-------- Data provided --------

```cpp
__device__ __forceinline__ float density_feature32(const DField& f, const float u[3]) {
  float feat = 0.0f;
#pragma unroll
  for (int p = 0; p < 3; ++p) {
    int x0, x1, y0, y1, l0, l1; float tx, ty, tl;
    tap1d(u[MAT0[p]], f.pw[p], x0, x1, tx);
    tap1d(u[MAT1[p]], f.ph[p], y0, y1, ty);
    tap1d(u[VEC[p]],  f.ll[p], l0, l1, tl);
    const unsigned row0 = (unsigned)y0 * (unsigned)f.pw[p], row1 = (unsigned)y1 * (unsigned)f.pw[p];
    const unsigned o00 = (row0 + x0) * (LRF_CD * 4u), o10 = (row0 + x1) * (LRF_CD * 4u);
    const unsigned o01 = (row1 + x0) * (LRF_CD * 4u), o11 = (row1 + x1) * (LRF_CD * 4u);
    const unsigned q0 = (unsigned)l0 * (LRF_CD * 4u), q1 = (unsigned)l1 * (LRF_CD * 4u);
    const float w00 = (1.0f - tx) * (1.0f - ty), w10 = tx * (1.0f - ty);
    const float w01 = (1.0f - tx) * ty,          w11 = tx * ty;
    const float wl0 = 1.0f - tl, wl1 = tl;
    float sp = 0.0f;
#pragma unroll
    for (int h = 0; h < LRF_CD / 4; ++h) {
      const float4 a = ld4b(f.dplane[p], o00 + 16 * h), b = ld4b(f.dplane[p], o10 + 16 * h);
      const float4 c = ld4b(f.dplane[p], o01 + 16 * h), d = ld4b(f.dplane[p], o11 + 16 * h);
      const float4 e = ld4b(f.dline[p], q0 + 16 * h), g = ld4b(f.dline[p], q1 + 16 * h);
      sp += (a.x * w00 + b.x * w10 + c.x * w01 + d.x * w11) * (e.x * wl0 + g.x * wl1);
      sp += (a.y * w00 + b.y * w10 + c.y * w01 + d.y * w11) * (e.y * wl0 + g.y * wl1);
      sp += (a.z * w00 + b.z * w10 + c.z * w01 + d.z * w11) * (e.z * wl0 + g.z * wl1);
      sp += (a.w * w00 + b.w * w10 + c.w * w01 + d.w * w11) * (e.w * wl0 + g.w * wl1);
    }
    feat += sp;
  }
  return feat;
}

typedef float f32x2 __attribute__((ext_vector_type(2)));
template <bool LDSL>
__device__ __forceinline__ float density_feature_m(const DField& f, const float u[3], const float* const s_line[3]) {
  f32x2 acc = {0.0f, 0.0f};
  const AxisTaps at = axis_taps(f.pw[0], f.ph[0], f.ll[0], u);
#pragma unroll
  for (int p = 0; p < 3; ++p) {
    const int x0 = at.i0[MAT0[p]], x1 = at.i1[MAT0[p]], y0 = at.i0[MAT1[p]], y1 = at.i1[MAT1[p]];
    const int l0 = at.i0[VEC[p]], l1 = at.i1[VEC[p]];
    const float tx = at.t[MAT0[p]], ty = at.t[MAT1[p]], tl = at.t[VEC[p]];
    const unsigned row0 = (unsigned)y0 * (unsigned)f.pw[p], row1 = (unsigned)y1 * (unsigned)f.pw[p];
    const unsigned o00 = (row0 + x0) * (LRF_CD * 4u), o10 = (row0 + x1) * (LRF_CD * 4u);
    const unsigned o01 = (row1 + x0) * (LRF_CD * 4u), o11 = (row1 + x1) * (LRF_CD * 4u);
    const f32x2 w00 = {(1.0f - tx) * (1.0f - ty), (1.0f - tx) * (1.0f - ty)}, w10 = {tx * (1.0f - ty), tx * (1.0f - ty)};
    const f32x2 w01 = {(1.0f - tx) * ty, (1.0f - tx) * ty}, w11 = {tx * ty, tx * ty};
    const f32x2 wl0 = {1.0f - tl, 1.0f - tl}, wl1 = {tl, tl};
#pragma unroll
    for (int h = 0; h < LRF_CD / 4; ++h) {
      const float4 a = ld4b(f.dplane[p], o00 + 16 * h), b = ld4b(f.dplane[p], o10 + 16 * h);
      const float4 c = ld4b(f.dplane[p], o01 + 16 * h), d = ld4b(f.dplane[p], o11 + 16 * h);
      float4 e, g;
      if (LDSL) {
        e = *reinterpret_cast<const float4*>(s_line[p] + l0 * LRF_CD + 4 * h);
        g = *reinterpret_cast<const float4*>(s_line[p] + l1 * LRF_CD + 4 * h);
      } else {
        e = ld4b(f.dline[p], (unsigned)l0 * (LRF_CD * 4u) + 16 * h);
        g = ld4b(f.dline[p], (unsigned)l1 * (LRF_CD * 4u) + 16 * h);
      }
      const f32x2 a0 = {a.x, a.y}, a1 = {a.z, a.w}, b0 = {b.x, b.y}, b1 = {b.z, b.w};
      const f32x2 c0 = {c.x, c.y}, c1 = {c.z, c.w}, d0 = {d.x, d.y}, d1 = {d.z, d.w};
      const f32x2 e0 = {e.x, e.y}, e1 = {e.z, e.w}, g0 = {g.x, g.y}, g1 = {g.z, g.w};
      acc += (a0 * w00 + b0 * w10 + c0 * w01 + d0 * w11) * (e0 * wl0 + g0 * wl1);
      acc += (a1 * w00 + b1 * w10 + c1 * w01 + d1 * w11) * (e1 * wl0 + g1 * wl1);
    }
  }
  return acc.x + acc.y;
}

__device__ __forceinline__ void wave_scan_prod(float v, int lane, float& excl, float& total) {
  float p = v;
#pragma unroll
  for (int d = 1; d < 64; d <<= 1) {
    const float t = __shfl_up(p, d, 64);
    if (lane >= d) p *= t;
  }
  excl = __shfl_up(p, 1, 64);
  if (lane == 0) excl = 1.0f;
  total = __shfl(p, 63, 64);
}

__device__ __forceinline__ float wave_sum(float v) {
#pragma unroll
  for (int d = 32; d >= 1; d >>= 1) v += __shfl_xor(v, d, 64);
  return v;
}

}
```

localrf_amd/csrc/lrf_render.hip:

```cpp
#include <hip/hip_runtime.h>
#include <stdint.h>
#include <stdio.h>
#include <string.h>
#include <stdlib.h>
#include <mutex>
#include "lrf_common.h"
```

--------

*Exercise instructions*
Among the lines of the data, identify those with the word "return". Copy each of them.

*Answer space*
  return feat;
  return acc.x + acc.y;
  return v;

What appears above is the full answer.